Il s’agit, maintenant, de donner à ce message le maximum d’écho possible. Sans l’ombre d’une hésitation, Lévy nous demande de partir, Abbas, Maria et moi à Cannes, afin de lire ledit message. Ne souhaitant pas se mêler à l’agitation cannoise entourant le festival, le philosophe va préférer agir dans l’ombre depuis Paris pour veiller à ce que le message ait la portée la plus grande possible. Ainsi, il va veiller à ce que ce soit le ministre de la Culture en personne, Frédéric Mitterrand, qui lise la missive, en haut des marches, en notre compagnie.

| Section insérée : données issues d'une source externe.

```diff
     int far = start[p];
     int32_t *o = out + (size_t)p * S;
     for (int s = 0; s < S; ++s) {
         if (tid == 0) o[s] = far;
-        const float cx = s_xyz[3 * far], cy = s_xyz[3 * far + 1], cz = s_xyz[3 * far + 2];
+        float cx, cy, cz;
+        if (LDSC) {
+            cx = s_xyz[3 * far], cy = s_xyz[3 * far + 1], cz = s_xyz[3 * far + 2];
+        } else {
+            const float *c = src + 3 * (size_t)far;
+            cx = c[0], cy = c[1], cz = c[2];
+        }
         const v2f cx2 = {cx, cx}, cy2 = {cy, cy}, cz2 = {cz, cz};
-        unsigned best = 0u;
-        int bq = 0;
 #pragma unroll
         for (int q = 0; q < PP; ++q) {
             const v2f dx = px[q] - cx2, dy = py[q] - cy2, dz = pz[q] - cz2;
             const v2f d = ((dx * dx) + (dy * dy)) + (dz * dz);
-            dist[q] = v2f{d[0] < dist[q][0] ? d[0] : dist[q][0], d[1] < dist[q][1] ? d[1] : dist[q][1]};
-#pragma unroll
-            for (int u = 0; u < 2; ++u) {
-                if (2 * q + u >= PPT) break;
-                unsigned key = (tid * PPT + 2 * q + u) < N ? __float_as_uint(dist[q][u]) : 0u;
-                if (key > best) { best = key; bq = 2 * q + u; }
-            }
-        }
+            dist[2 * q] = min(dist[2 * q], __float_as_uint(d[0]));
+            if (2 * q + 1 < PPT) dist[2 * q + 1] = min(dist[2 * q + 1], __float_as_uint(d[1]));
+        }
+        const unsigned best = max_of<PPT>(dist);
         const unsigned wmax = wave_max_u32(best);
         const unsigned long long hit = __ballot(best == wmax);
         const int src_lane = __builtin_ctzll(hit);
-        int widx = __builtin_amdgcn_readlane(tid * PPT + bq, src_lane);
+        int bq = PPT - 1;
+#pragma unroll
+        for (int j = PPT - 2; j >= 0; --j)
+            if ((__ballot(dist[j] == wmax) >> src_lane) & 1ull) bq = j;
+        int widx = (wave * 64 + src_lane) * PPT + bq;
         if (NW > 1) {
             uint2 *slot = s_part + (s & 1) * NW;
             if (lane == 0) slot[wave] = make_uint2(wmax, (unsigned)widx);
@@ -88,7 +120,7 @@
             const unsigned long long hw = __ballot(part.x == gmax) & ((1ull << NW) - 1ull);
             widx = __builtin_amdgcn_readlane((int)part.y, __builtin_ctzll(hw));
         }
-        far = widx;
+        far = __builtin_amdgcn_readfirstlane(widx);
     }
 }
 
@@ -409,13 +441,13 @@
     }
 }
 
-template <int NT, int PPT>
+template <int NT, int PPT, bool LDSC = true>
 int launch_fps(const float *xyz, int n_clouds, int P, int N, int S, const int32_t *start, int32_t *out,
                hipStream_t st)
 {
-    size_t lds = (size_t)NT * PPT * 3 * 4 + 2 * (NT / 64) * 8;
-    if (lds > 48 * 1024) PSG_CHECK_HIP(psg::allow_big_lds((const void *)fps_kernel<NT, PPT>));
-    hipLaunchKernelGGL((fps_kernel<NT, PPT>), dim3(P), dim3(NT), lds, st, xyz, n_clouds, N, S, start, out);
+    size_t lds = (LDSC ? (size_t)NT * PPT * 3 * 4 : 0) + 2 * (NT / 64) * 8;
+    if (lds > 48 * 1024) PSG_CHECK_HIP(psg::allow_big_lds((const void *)fps_kernel<NT, PPT, LDSC>));
+    hipLaunchKernelGGL((fps_kernel<NT, PPT, LDSC>), dim3(P), dim3(NT), lds, st, xyz, n_clouds, N, S, start, out);
     PSG_LAUNCH_CHECK();
     return PSG_OK;
 }
@@ -434,7 +466,9 @@
     if (N <= 1024) return launch_fps<256, 4>(xyz, n_clouds, P, N, S, start, out_idx, st);
     static const int cfg = psg::env_int("PSG_FPS_CFG", 0);
     if (N <= 4096 && cfg == 1) return launch_fps<1024, 4>(xyz, n_clouds, P, N, S, start, out_idx, st);
-    if (N <= 4096 && (cfg == 3 || (cfg == 0 && P >= 256))) return launch_fps<256, 16>(xyz, n_clouds, P, N, S, start, out_idx, st);
+    if (N <= 4096 && cfg == 3) return launch_fps<256, 16>(xyz, n_clouds, P, N, S, start, out_idx, st);
+    if (N <= 4096 && cfg == 5) return launch_fps<512, 8, false>(xyz, n_clouds, P, N, S, start, out_idx, st);
+    if (N <= 4096 && (cfg == 4 || (cfg == 0 && P > 256))) return launch_fps<256, 16, false>(xyz, n_clouds, P, N, S, start, out_idx, st);
     if (N <= 4096) return launch_fps<512, 8>(xyz, n_clouds, P, N, S, start, out_idx, st);
     return launch_fps<1024, 8>(xyz, n_clouds, P, N, S, start, out_idx, st);
 }
```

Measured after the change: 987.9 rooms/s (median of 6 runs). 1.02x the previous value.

Mais le voyage cannois ne va pas s’avérer de tout repos, loin de là. Harcèlement de journalistes, manipulations, appels de diplomates, tous les moyens vont être employés pour mettre la main sur cet objet, devenu en l’espace d’une journée une véritable mine d’or. Car, autant que de sauver un Iranien en prison, un certain nombre de gens vont vouloir marquer des points dans une affaire à la tournure people. Lire la lettre et interrompre la montée des marches, c’est un fait sans précédent dans l’histoire du Festival, et cela va forcément attirer les flashs des innombrables photographes présents devant le Palais. Sans oublier l’annonce imminente de la libération de la Française Clotilde Reiss, qu’il ne faudrait surtout pas compromettre. Ainsi, ce sont en tout deux ministères, trois réalisateurs, et toute une organisation qui vont vouloir se saisir de l’objet tant convoité. Finalement, c’est après un stress de tous les instants, un costard et un nœud papillon loués en catastrophe, ainsi qu’un téléphone constamment branché sur le Blackberry de Bernard à Paris, que nous allons parvenir, Maria, Abbas, et moi-même, à lire la lettre en compagnie du ministre de la Culture, en haut des marches du palais du festival.
Voici ce qu’elle disait :
Mes chers amis, veuillez accepter mes chaleureuses salutations depuis la cellule étroite et sombre de la prison d’Evin.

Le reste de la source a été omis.